Wednesday, July 13, 2016

"Zootopia" is a Winning New Fable

Disney animation has a long history with stories of anthropomorphized animals, from their "Robin Hood" starring a charming fox, to the old shorts featuring talking mice and ducks.  A CGI update on the concept doesn't feel overdue, exactly, with franchises like "Kung Fu Panda" and "Alvin and the Chipmunks" still chugging along, but it has been a long while since one of these animal stories has really gone back to its roots in allegorical fable.  So "Zootopia" feels strangely novel in the way that  it is wholeheartedly a commentary on current social issues, specifically racial and gender bias.  It also deserves a lot of kudos for building its animal-inhabited universe from the ground up, thinking about how animals might really build a city for themselves.

Judy Hopps (Ginnifer Goodwin) is adamant from a young age about pursuing her dream to be a police officer in the big city of Zootopia, where mammals of all different stripes have learned to come together and live in harmony.  Since she's a pint-sized bunny, this is an uphill battle, but she succeeds in becoming ZPD's first rabbit officer and fights to prove herself to her highly skeptical Captain (Idris Elba).  At first she's stuck in parking enforcement, but then gets involved in a missing persons case.  Hopps blackmails a local con-artist fox, Nick Wilde (Jason Bateman) into helping her track down leads, and the two slowly but surely become friends.  The case takes the two of them all over the city, and eventually they uncover a sinister plot that threatens to destroy Zootopia's community as they know it.

The different types of animals are clearly meant to represent people of different races and social groups.  However, the clever thing is that they don't correlate exactly to groups in the real world.  Predatory animals are stereotyped as being more aggressive and dangerous, but they are also traditionally the ones in power, like the lion mayor (J.K. Simmons) and various members of the police force.  Hopps' assumed passivity as a bunny reads more as a gender stereotype than a racial one.  Then there's Wilde, the character who has been the most affected by prejudice.  He's a fox, so everyone assumes he's sneaky and up to no good.  So while "Zootopia" wears its intentions on its sleeve about being a message film, it rarely comes across as too pointed or having a particular agenda, because the worldbuilding of the film is so neatly self-contained.

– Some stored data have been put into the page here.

template <int NG, bool STATS, int NB>
__global__ void __launch_bounds__(256 * NG) __attribute__((amdgpu_waves_per_eu(2, NB == 2 ? 2 : 3))) k_wino(WinoArgs a) {
    constexpr int NT = 256 * NG;
    constexpr int TH = 8 * NG, PH = TH + 2;
    constexpr int PPAD = (PH * ROWP + 63) / 64 * 64;
    constexpr int PATCH_V4 = 2 * PPAD;
    constexpr int BNT = 32 * NB, W_V4T = 16 * 2 * BNT;
    constexpr int NLD_P = (PATCH_V4 + NT - 1) / NT, NLD_W = W_V4T / NT;
    constexpr int PATCH_PAD = NLD_P * NT;
    static_assert(W_V4T % NT == 0 && (NB == 2 || NG == 1), "whole DMA pieces");
    extern __shared__ __attribute__((aligned(16))) float4 smem[];
    float4 *const s_w = smem;
    float4 *const s_patch = smem + 2 * W_V4T;

    const int tid = threadIdx.x, lane = tid & 63, wid = tid >> 6;
    const unsigned wave_s = __builtin_amdgcn_readfirstlane((unsigned)(threadIdx.x >> 6));
    const int grp = wid >> 2, wa = wid & 3;
    const int half = lane >> 5, l31 = lane & 31;
    const int by = l31 >> 3, bx = l31 & 7;

    int p_py[NLD_P], p_px[NLD_P], p_part[NLD_P];
    bool p_live[NLD_P];
#pragma unroll
    for (int i = 0; i < NLD_P; ++i) {
        const int v = tid + i * NT;
        const int plane = v / PPAD, slot = v % PPAD;
        const int y = slot / ROWP, rem = slot % ROWP;
        const int x = 2 * (rem % 10) + rem / 10;
        p_py[i] = y; p_px[i] = x; p_part[i] = plane * 4;
        p_live[i] = plane < 2 && y < PH && x < PW;
    }
    const int r0 = wa == 0 ? 0 : (wa == 2 ? 2 : 1), r1 = wa == 2 ? 1 : (wa == 3 ? 3 : 2);
    const float sgn = wa == 1 ? 1.f : -1.f;
    const int pbase = half * PPAD + (2 * (4 * grp + by)) * ROWP + bx;
    const int p_off0 = pbase + r0 * ROWP, p_off1 = pbase + r1 * ROWP;
    const int u_off = (wa * 4 * 2 + half) * BNT + l31;
    const unsigned lds_w0 = lds_addr_of(s_w) + wave_s * 1024u;
    const unsigned lds_patch0 = lds_addr_of(s_patch) + wave_s * 1024u;

    const int n_pt = a.tiles_x * a.tiles_y * a.N;
    const int total_walk = ((n_pt + 7) / 8) * 8 * a.n_ct;
    const int n_chunks = a.Cin / KC;
    for (int it = blockIdx.x; it < total_walk; it += gridDim.x) {
    const int xcd = it & 7, j = it >> 3;
    const int ct = j % a.n_ct;
    int pt = (j / a.n_ct) * 8 + xcd;
    if (pt >= n_pt) continue;
    const int tx = pt % a.tiles_x; pt /= a.tiles_x;
    const int ty = pt % a.tiles_y;
    const int n = pt / a.tiles_y;
    const int oy0 = ty * TH, ox0 = tx * TW;
    const int iy0 = oy0 - 1, ix0 = ox0 - 1;
    const int co0 = ct * BNT;

    unsigned poff[NLD_P];
    bool pok[NLD_P];
#pragma unroll
    for (int i = 0; i < NLD_P; ++i) {
        const int iy = iy0 + p_py[i], ix = ix0 + p_px[i];
        pok[i] = p_live[i] && iy >= 0 && iy < a.H && ix >= 0 && ix < a.W;
        poff[i] = pok[i] ? (unsigned)(((iy * a.W + ix) * a.Cin + p_part[i]) * (int)sizeof(float)) : 0u;
    }
    const char *in_n = (const char *)(a.in + (size_t)n * a.H * a.W * a.Cin);
    const char *w_ct = (const char *)(a.wpk + (size_t)(NB == 2 ? ct : ct >> 1) * n_chunks * (W_V4 * 4));
    const unsigned w_half = NB == 2 ? 0u : (unsigned)(ct & 1) * 32u * 16u;

    auto stage_piece = [&](int chunk, int buf, int i) {
        if (i < NLD_P) {
            const char *pbase_g = in_n + (size_t)chunk * (KC * sizeof(float));
            if (pok[i]) lds_dma16(pbase_g, poff[i], lds_patch0 + (unsigned)(buf * PATCH_PAD + i * NT) * 16u);
        } else {
            const int j = i - NLD_P;
            const char *wbase = w_ct + (size_t)chunk * (W_V4 * 16);
            lds_dma16(wbase, NB == 2 ? (unsigned)((tid + j * NT) * 16) : (unsigned)((((tid + j * NT) >> 5) * 64 + ((tid + j * NT) & 31)) * 16) + w_half,
                      lds_w0 + (unsigned)(buf * W_V4T + j * NT) * 16u);
        }
    };
    auto stage = [&](int chunk, int buf) {
#pragma unroll
        for (int i = 0; i < NLD_P + NLD_W; ++i) stage_piece(chunk, buf, i);
    };
    const bool border = iy0 < 0 || ix0 < 0 || iy0 + PH > a.H || ix0 + PW > a.W;
    if (border) {
#pragma unroll
        for (int b = 0; b < 2; ++b)
#pragma unroll
            for (int i = 0; i < NLD_P; ++i) s_patch[b * PATCH_PAD + tid + i * NT] = make_float4(0.f, 0.f, 0.f, 0.f);
        __syncthreads();
    }
    static_assert(PH * ROWP + BNT / 4 <= PPAD, "room for the bias row behind the patch");
    if (tid < BNT / 4) s_patch[PH * ROWP + tid] = *(const float4 *)(a.bias + co0 + tid * 4);
    f32x16 acc[4][NB];
#pragma unroll
    for (int b = 0; b < 4; ++b)
#pragma unroll
        for (int nb = 0; nb < NB; ++nb)
#pragma unroll
// ... 5 lines not shown
        __builtin_amdgcn_s_barrier();
        const float4 *sp = s_patch + BUF * PATCH_PAD;
        const float4 *sw = s_w + BUF * W_V4T;
        float4 d0[4], d1[4], u[4][NB];
#pragma unroll
        for (int jx = 0; jx < 4; ++jx) {
            d0[jx] = sp[p_off0 + (jx & 1) * 10 + (jx >> 1)];
            d1[jx] = sp[p_off1 + (jx & 1) * 10 + (jx >> 1)];
        }
#pragma unroll
        for (int b = 0; b < 2; ++b)
#pragma unroll
            for (int nb = 0; nb < NB; ++nb) u[b][nb] = sw[u_off + b * 2 * BNT + nb * 32];
        __builtin_amdgcn_sched_barrier(0);
        float4 t[4], v[4];
#pragma unroll
        for (int jx = 0; jx < 4; ++jx) t[jx] = f4_fma(sgn, d1[jx], d0[jx]);
        v[0] = f4_sub(t[0], t[2]); v[1] = f4_add(t[1], t[2]); v[2] = f4_sub(t[2], t[1]); v[3] = f4_sub(t[1], t[3]);
#pragma unroll
        for (int b = 0; b < 4; ++b) {
            if (b + 2 < 4) {
#pragma unroll
                for (int nb = 0; nb < NB; ++nb) u[b + 2][nb] = sw[u_off + (b + 2) * 2 * BNT + nb * 32];
            }
            __builtin_amdgcn_sched_barrier(0);
#pragma unroll
            for (int nb = 0; nb < NB; ++nb) {
                acc[b][nb] = __builtin_amdgcn_mfma_f32_32x32x2f32(u[b][nb].x, v[b].x, acc[b][nb], 0, 0, 0);
                acc[b][nb] = __builtin_amdgcn_mfma_f32_32x32x2f32(u[b][nb].y, v[b].y, acc[b][nb], 0, 0, 0);
                acc[b][nb] = __builtin_amdgcn_mfma_f32_32x32x2f32(u[b][nb].z, v[b].z, acc[b][nb], 0, 0, 0);
                acc[b][nb] = __builtin_amdgcn_mfma_f32_32x32x2f32(u[b][nb].w, v[b].w, acc[b][nb], 0, 0, 0);
                constexpr int DEAL = 4 * NB > 5 ? 5 : 4 * NB - 1, NPF = (NLD_P + NLD_W + DEAL - 1) / DEAL;
                static_assert(DEAL * NPF >= NLD_P + NLD_W, "every piece goes out");
                if (c + 1 < n_chunks && b * NB + nb < DEAL) {
                    __builtin_amdgcn_sched_barrier(0);
#pragma unroll
                    for (int i = (b * NB + nb) * NPF; i < (b * NB + nb + 1) * NPF && i < NLD_P + NLD_W; ++i) stage_piece(c + 1, BUF ^ 1, i);
                    __builtin_amdgcn_sched_barrier(0);
                }
            }
            __builtin_amdgcn_sched_barrier(0);
        }
    };
    stage(0, 0);
    for (int c = 0; c + 1 < n_chunks; c += 2) {
        chunk_step(c, std::integral_constant<int, 0>{});
        chunk_step(c + 1, std::integral_constant<int, 1>{});
    }
    if (n_chunks & 1) chunk_step(n_chunks - 1, std::integral_constant<int, 0>{});

    const int p = wa >> 1, q = wa & 1;
    const int oy = oy0 + 2 * (4 * grp + by) + p, ox = ox0 + 2 * bx + q;
    const bool live_px = oy < a.H && ox < a.W;
    const size_t pix = ((size_t)n * a.H + (live_px ? oy : 0)) * a.W + (live_px ? ox : 0);
    const float gate = a.gate && live_px ? a.gate[pix] : 0.f;
    const float *rrow = a.gate ? a.resid + pix * a.resid_cstride : nullptr;
    const float sg = p ? -1.f : 1.f;
    constexpr int NPASS = NG == 1 ? 1 : 2, NBP = NB / NPASS;
    float4 ykeep[2][4];
#pragma unroll
    for (int i = 0; i < 8; ++i) ykeep[i >> 2][i & 3] = make_float4(0.f, 0.f, 0.f, 0.f);
#pragma unroll
    for (int ps = 0; ps < NPASS; ++ps) {
        __syncthreads();
#pragma unroll
        for (int nl = 0; nl < NBP; ++nl) {
            const int nb = ps * NBP + nl;
#pragma unroll
            for (int g = 0; g < 4; ++g) {
                float4 m[4];
#pragma unroll
                for (int b = 0; b < 4; ++b) m[b] = make_float4(acc[b][nb][4 * g], acc[b][nb][4 * g + 1], acc[b][nb][4 * g + 2], acc[b][nb][4 * g + 3]);
                s_w[((((grp * 4 + wa) * 2 + 0) * NBP + nl) * 4 + g) * 64 + lane] = f4_add(f4_add(m[0], m[1]), m[2]);
                s_w[((((grp * 4 + wa) * 2 + 1) * NBP + nl) * 4 + g) * 64 + lane] = f4_sub(f4_sub(m[1], m[2]), m[3]);
            }
        }
        __syncthreads();
        if (live_px) {
#pragma unroll
            for (int nl = 0; nl < NBP; ++nl) {
                const int nb = ps * NBP + nl;
#pragma unroll
                for (int g = 0; g < 4; ++g) {
                    const int col = co0 + nb * 32 + 8 * g + 4 * half;
                    if (col >= a.cout) continue;
                    const float4 x0 = s_w[((((grp * 4 + p) * 2 + q) * NBP + nl) * 4 + g) * 64 + lane];
                    const float4 x1 = s_w[((((grp * 4 + p + 1) * 2 + q) * NBP + nl) * 4 + g) * 64 + lane];
                    const float4 x2 = s_w[((((grp * 4 + p + 2) * 2 + q) * NBP + nl) * 4 + g) * 64 + lane];
                    const float4 bias = s_patch[PH * ROWP + (col - co0) / 4];
                    float4 y = f4_add(f4_fma(sg, x2, f4_fma(sg, x1, x0)), bias);
                    if (a.relu) { y.x = fmaxf(y.x, 0.f); y.y = fmaxf(y.y, 0.f); y.z = fmaxf(y.z, 0.f); y.w = fmaxf(y.w, 0.f); }
                    if (a.gate) {
                        const float4 r = *(const float4 *)(rrow + col);
                        y.x = fmaf(gate, y.x, r.x); y.y = fmaf(gate, y.y, r.y); y.z = fmaf(gate, y.z, r.z); y.w = fmaf(gate, y.w, r.w);
                    }
                    *(float4 *)(a.out + pix * a.out_cstride + a.out_coff + col) = y;
                    if (STATS) ykeep[nl][g] = y;
                }
            }
        }
    }
    static_assert(!STATS || (NG == 1 && NB == 2), "the statistics pass is written for the 8 x 16 px x 64 channel tile");
    if (STATS) {
        __syncthreads();
#pragma unroll
        for (int nl = 0; nl < 2; ++nl)
#pragma unroll
            for (int g = 0; g < 4; ++g) s_w[((wid * 2 + nl) * 4 + g) * 64 + lane] = ykeep[nl][g];
        __syncthreads();
        {
            const int c = tid & 63, part = tid >> 6;
// ... 23 lines not shown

That being said, it's a self-contained world that is very self-conscious about being relevant to modern audiences, and thus already feels oddly dated in a way that most Disney animated features aren't.  There are pop-culture references all over the place, including smart phone designs and a Shakira-voiced pop star gazelle.  Her new single, "Try Everything" is proudly positioned as the "Zootopia" anthem, even taking over the ending credits sequence for a remarkably lazy dance party finale.  It might have been more palatable if the song weren't so bland.  Oddly, the one bit of referential comedy that works best is an extended "Godfather" riff, proving that while spiffy technology may come and go, Marlon Brando impressions are forever.

Fortunately, the core buddy comedy of Hopps and Wilde is a solid one, backed up by good performances from Goodwin and Bateman.  They have great onscreen chemistry, play off each other wonderfully, and are strong enough to support the story when it gets into thorny territory discussing biases and prejudices.  These arguments play out so well, I wish the film could have spent more time on the particulars of predator-prey relations, and less on the familiar beats of chasing perps and surprise villain reveals.  Then again, the procedural elements are an awful lot of fun, especially in the sight-gag riddled society that's been tailored to animals.  From a pure design standpoint, this is one of the best Disney animated films I've seen in a long time.

I'm torn between wanting "Zootopia" to become a big franchise that explores more of its world in other films and television shows, and wanting it to stay a single film, undiluted and uncompromised.  I can't see the further adventures of Hopps and Wilde going anywhere but down in quality, but at the same time there aren't many animated films that have been so well suited to a continuation.  "Zootopia" is one of the only modern animated films where it feels like you could tell more good, meaningful stories with these characters.